Material provided START
constexpr int UPPER_WAVES = 4;
constexpr int UPPER_ROWS = 2 * UPPER_WAVES;
__global__ __launch_bounds__(64 * UPPER_WAVES, 4) void pcg_spmv_upper_kernel(DeviceGraph g, DeviceStructure st, DeviceSystem sys, int k, int maxIter, Scalar tol2)
{
	const int lane = threadIdx.x & 63, wv = threadIdx.x >> 6;
	const bool hi = lane >= 32;
	const int hl = lane & 31;
	const Scalar* pold = (k & 1) ? sys.p1 : sys.p0;
	Scalar* pnew = (k & 1) ? sys.p0 : sys.p1;
	const int lr = 2 * wv + (hi ? 1 : 0);
	const int row = blockIdx.x * UPPER_ROWS + lr;
	const int kb_v = vector_load_flag(sys.kbase);
	const int failed_v = vector_load_flag(sys.fail) | vector_load_flag(sys.done);
	const Scalar s_k = load_parts(rz_slot(sys, k), sys.nrz, lane);
	const Scalar s_0 = load_parts(sys.rz, sys.nrz0, lane);
	const Scalar s_m = load_parts(rz_slot(sys, k - 1), sys.nrz, lane);
	const bool rowOn = row < g.Pf;
	const int grp = hl / 6, c = hl - 6 * grp;
	TRACE_DECL
	TRACE_MARK();
	int b0 = 0, b1 = 0;
	if (rowOn) { b0 = st.hsc_rowptr[row]; b1 = st.hsc_rowptr[row + 1]; }
	Scalar zi[6], pio[6];
#pragma unroll
	for (int r = 0; r < 6; r++)
	{
		zi[r] = rowOn ? sys.z[6 * (size_t)row + r] : Scalar(0);
		pio[r] = rowOn ? pold[6 * (size_t)row + r] : Scalar(0);
	}
	TRACE_MARK();
	k += __builtin_amdgcn_readfirstlane(kb_v);
	const int failed = __builtin_amdgcn_readfirstlane(failed_v);
	const Scalar rzk = to_uniform(wave_sum(s_k)), rz0 = to_uniform(wave_sum(s_0)), rzm = to_uniform(wave_sum(s_m));
	if (!(k < maxIter && failed == 0 && rzk > tol2 * rz0 && rzk == rzk))
	{
		if (blockIdx.x == 0 && threadIdx.x == 0) { *sys.done = 1; if (!(rzk == rzk)) *sys.fail = 3; }
		return;
	}
	const Scalar beta = k > 0 ? rzk / rzm : Scalar(0);
	Scalar pi[6];
#pragma unroll
	for (int r = 0; r < 6; r++) pi[r] = zi[r] + beta * pio[r];
	Scalar acc[6] = { 0, 0, 0, 0, 0, 0 };
	Scalar dotT = 0;
	const int nb = b1 - b0;
	const int nbMax = max(__builtin_amdgcn_readlane(nb, 0), __builtin_amdgcn_readlane(nb, 32));
	int done = 0;
	for (; done + 10 < nbMax; done += 20) upper_steps<4>(st, sys, pold, b0 + done, b0, b1, grp, c, beta, pi, acc, dotT);
	if (done + 5 < nbMax) upper_steps<2>(st, sys, pold, b0 + done, b0, b1, grp, c, beta, pi, acc, dotT);
	else if (done < nbMax) upper_steps<1>(st, sys, pold, b0 + done, b0, b1, grp, c, beta, pi, acc, dotT);
	TRACE_MARK();
	Scalar qv[6];
#pragma unroll
	for (int r = 0; r < 6; r++) qv[r] = half_wave_sum(acc[r], hi);
	Scalar dot = half_wave_sum(dotT, hi);
#pragma unroll
	for (int r = 0; r < 6; r++) dot += pi[r] * qv[r];
	if (rowOn && hl < 6)
	{
		Scalar q = qv[0], pr = pi[0];
#pragma unroll
		for (int r = 1; r < 6; r++) { q = hl == r ? qv[r] : q; pr = hl == r ? pi[r] : pr; }
		pnew[6 * (size_t)row + hl] = pr;
		sys.ap[6 * (size_t)row + hl] = q;
	}
	__shared__ Scalar part[UPPER_ROWS];
	if (hl == 0) part[lr] = rowOn ? dot : Scalar(0);
	__syncthreads();
	if (threadIdx.x == 0)
	{
		Scalar s2 = 0;
#pragma unroll
		for (int w = 0; w < UPPER_ROWS; w++) s2 += part[w];
		pq_slot(sys, k)[blockIdx.x] = s2;
	}
	TRACE_MARK();
	TRACE_FLUSH(0, blockIdx.x * UPPER_WAVES + wv);
}

constexpr int ROWS_T = 512;
constexpr int ROWS_MAX_AGG = 8 * ROWS_T / 6;
template <int EPT>
__global__ __launch_bounds__(ROWS_T) void pcg_rows_kernel(DeviceGraph g, DeviceStructure st, DeviceSystem sys, int k, int maxIter, Scalar tol2)
{
	extern __shared__ __align__(16) unsigned char rows_lds[];
	Scalar* rown = reinterpret_cast<Scalar*>(rows_lds);
	Scalar* part = rown + 6 * sys.agg;
	Scalar* wsum = part + 96;
	const int t = threadIdx.x, lane = t & 63, wv = t >> 6, I = blockIdx.x;
	const int CD = 6 * sys.cl, Nc = CD * sys.nc;
	const Scalar* p = (k & 1) ? sys.p0 : sys.p1;
	const Scalar* rin = (k & 1) ? sys.r2 : sys.r;
	Scalar* rout = (k & 1) ? sys.r : sys.r2;
	Scalar* rcout = sys.rc + ((k & 1) ? 0 : Nc);
	TRACE_DECL
	TRACE_MARK();
	const int kb_v = vector_load_flag(sys.kbase);
	const int failed_v = vector_load_flag(sys.fail) | vector_load_flag(sys.done);
	Scalar a_k = 0, a_0 = 0, a_q = 0;
	for (int u = t; u < sys.nrz; u += ROWS_T) a_k += rz_slot(sys, k)[u];
	for (int u = t; u < sys.nrz0; u += ROWS_T) a_0 += sys.rz[u];
	{
		const Scalar* pq = pq_slot(sys, k);
		int u = t;
		Scalar q0 = 0, q1 = 0, q2 = 0, q3 = 0;
		for (; u + 3 * ROWS_T < sys.npq; u += 4 * ROWS_T) { const Scalar x0 = pq[u], x1 = pq[u + ROWS_T], x2 = pq[u + 2 * ROWS_T], x3 = pq[u + 3 * ROWS_T]; q0 += x0; q1 += x1; q2 += x2; q3 += x3; }
		for (; u < sys.npq; u += ROWS_T) q0 += pq[u];
		a_q = (q0 + q1) + (q2 + q3);
	}
	const int own0 = 6 * I * sys.agg;
	const int ownN = min(6 * g.Pf, own0 + 6 * sys.agg) - own0;
	Scalar qrow[EPT], rrow[EPT], prow[EPT], xrow[EPT];
#pragma unroll
	for (int e = 0; e < EPT; e++) { qrow[e] = 0; rrow[e] = 0; prow[e] = 0; xrow[e] = 0; }
#pragma unroll
	for (int e = 0; e < EPT; e++)
	{
		const int w = t + e * ROWS_T;
		if (w >= ownN) break;
		const size_t gi = (size_t)own0 + w;
		const int pose = (int)(gi / 6), comp = (int)(gi - 6 * (size_t)pose);
		const int a0 = st.adj_ptr[pose];
		const int nlow = (st.adj_ptr[pose + 1] - a0) - (st.hsc_rowptr[pose + 1] - st.hsc_rowptr[pose]);
		Scalar q = sys.ap[gi];
		rrow[e] = rin[gi]; prow[e] = p[gi]; xrow[e] = sys.xp[gi];
		const Scalar* tin = sys.tq + 6 * (size_t)(a0 - st.hsc_rowptr[pose]) + comp;
		for (int a = 0; a < nlow; a += 16)
		{
			Scalar tv[16];
#pragma unroll
			for (int m = 0; m < 16; m++) tv[m] = tin[6 * (size_t)min(a + m, nlow - 1)];
#pragma unroll
			for (int m = 0; m < 16; m++) q += a + m < nlow ? tv[m] : Scalar(0);
		}
		qrow[e] = q;
	}
	TRACE_MARK();
	a_k = wave_sum(a_k); a_0 = wave_sum(a_0); a_q = wave_sum(a_q);
	if (lane == 0) { wsum[wv] = a_k; wsum[8 + wv] = a_0; wsum[16 + wv] = a_q; }
	__syncthreads();
	TRACE_MARK();
	const int kabs = k + __builtin_amdgcn_readfirstlane(kb_v);
	const int failed = __builtin_amdgcn_readfirstlane(failed_v);
	Scalar rzk = 0, rz0 = 0, pqk = 0;
#pragma unroll
	for (int w = 0; w < ROWS_T / 64; w++) { rzk += wsum[w]; rz0 += wsum[8 + w]; pqk += wsum[16 + w]; }
	if (!(kabs < maxIter && failed == 0 && rzk > tol2 * rz0 && rzk == rzk))
	{
		if (blockIdx.x == 0 && threadIdx.x == 0) { *sys.done = 1; if (!(rzk == rzk)) *sys.fail = 3; }
		return;
	}
	if (!(pqk > 0))
	{
		if (blockIdx.x == 0 && threadIdx.x == 0) *sys.fail = 2;
		return;
	}
	const Scalar alpha = rzk / pqk;
#pragma unroll
	for (int e = 0; e < EPT; e++)
	{
		const int w = t + e * ROWS_T;
		if (w >= ownN) break;
		const Scalar r = rrow[e] - alpha * qrow[e];
		rown[w] = r;
		rout[own0 + w] = r;
		sys.xp[own0 + w] = xrow[e] + alpha * prow[e];
	}
	__syncthreads();
	if (t < 8 * CD)
	{
		const int u = t % CD, h = t / CD, a = u / 6, c = u - 6 * a;
		Scalar s3 = 0;
		for (int il = h; 6 * il + c < ownN; il += 8)
			s3 += (a == 0 ? Scalar(1) : agg_weight_local(I, il, sys, g.Pf)) * rown[6 * il + c];
		part[t] = s3;
	}
	__syncthreads();
	if (t < CD)
	{
		Scalar s3 = 0;
#pragma unroll
		for (int h = 0; h < 8; h++) s3 += part[CD * h + t];
		rcout[CD * I + t] = s3;
	}
	TRACE_MARK();
	TRACE_FLUSH(2, blockIdx.x * (ROWS_T / 64) + wv);
}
Material provided END
Exercise goal: Please give again the lines above between the line holding "Scalar* rout = (k & 1) ? sys.r : sys.r2;" and the line holding "for (; u + 3", inclusive, exactly as they are and with nothing added.

Solution to this problem:
	Scalar* rout = (k & 1) ? sys.r : sys.r2;
	Scalar* rcout = sys.rc + ((k & 1) ? 0 : Nc);
	TRACE_DECL
	TRACE_MARK();
	const int kb_v = vector_load_flag(sys.kbase);
	const int failed_v = vector_load_flag(sys.fail) | vector_load_flag(sys.done);
	Scalar a_k = 0, a_0 = 0, a_q = 0;
	for (int u = t; u < sys.nrz; u += ROWS_T) a_k += rz_slot(sys, k)[u];
	for (int u = t; u < sys.nrz0; u += ROWS_T) a_0 += sys.rz[u];
	{
		const Scalar* pq = pq_slot(sys, k);
		int u = t;
		Scalar q0 = 0, q1 = 0, q2 = 0, q3 = 0;
		for (; u + 3 * ROWS_T < sys.npq; u += 4 * ROWS_T) { const Scalar x0 = pq[u], x1 = pq[u + ROWS_T], x2 = pq[u + 2 * ROWS_T], x3 = pq[u + 3 * ROWS_T]; q0 += x0; q1 += x1; q2 += x2; q3 += x3; }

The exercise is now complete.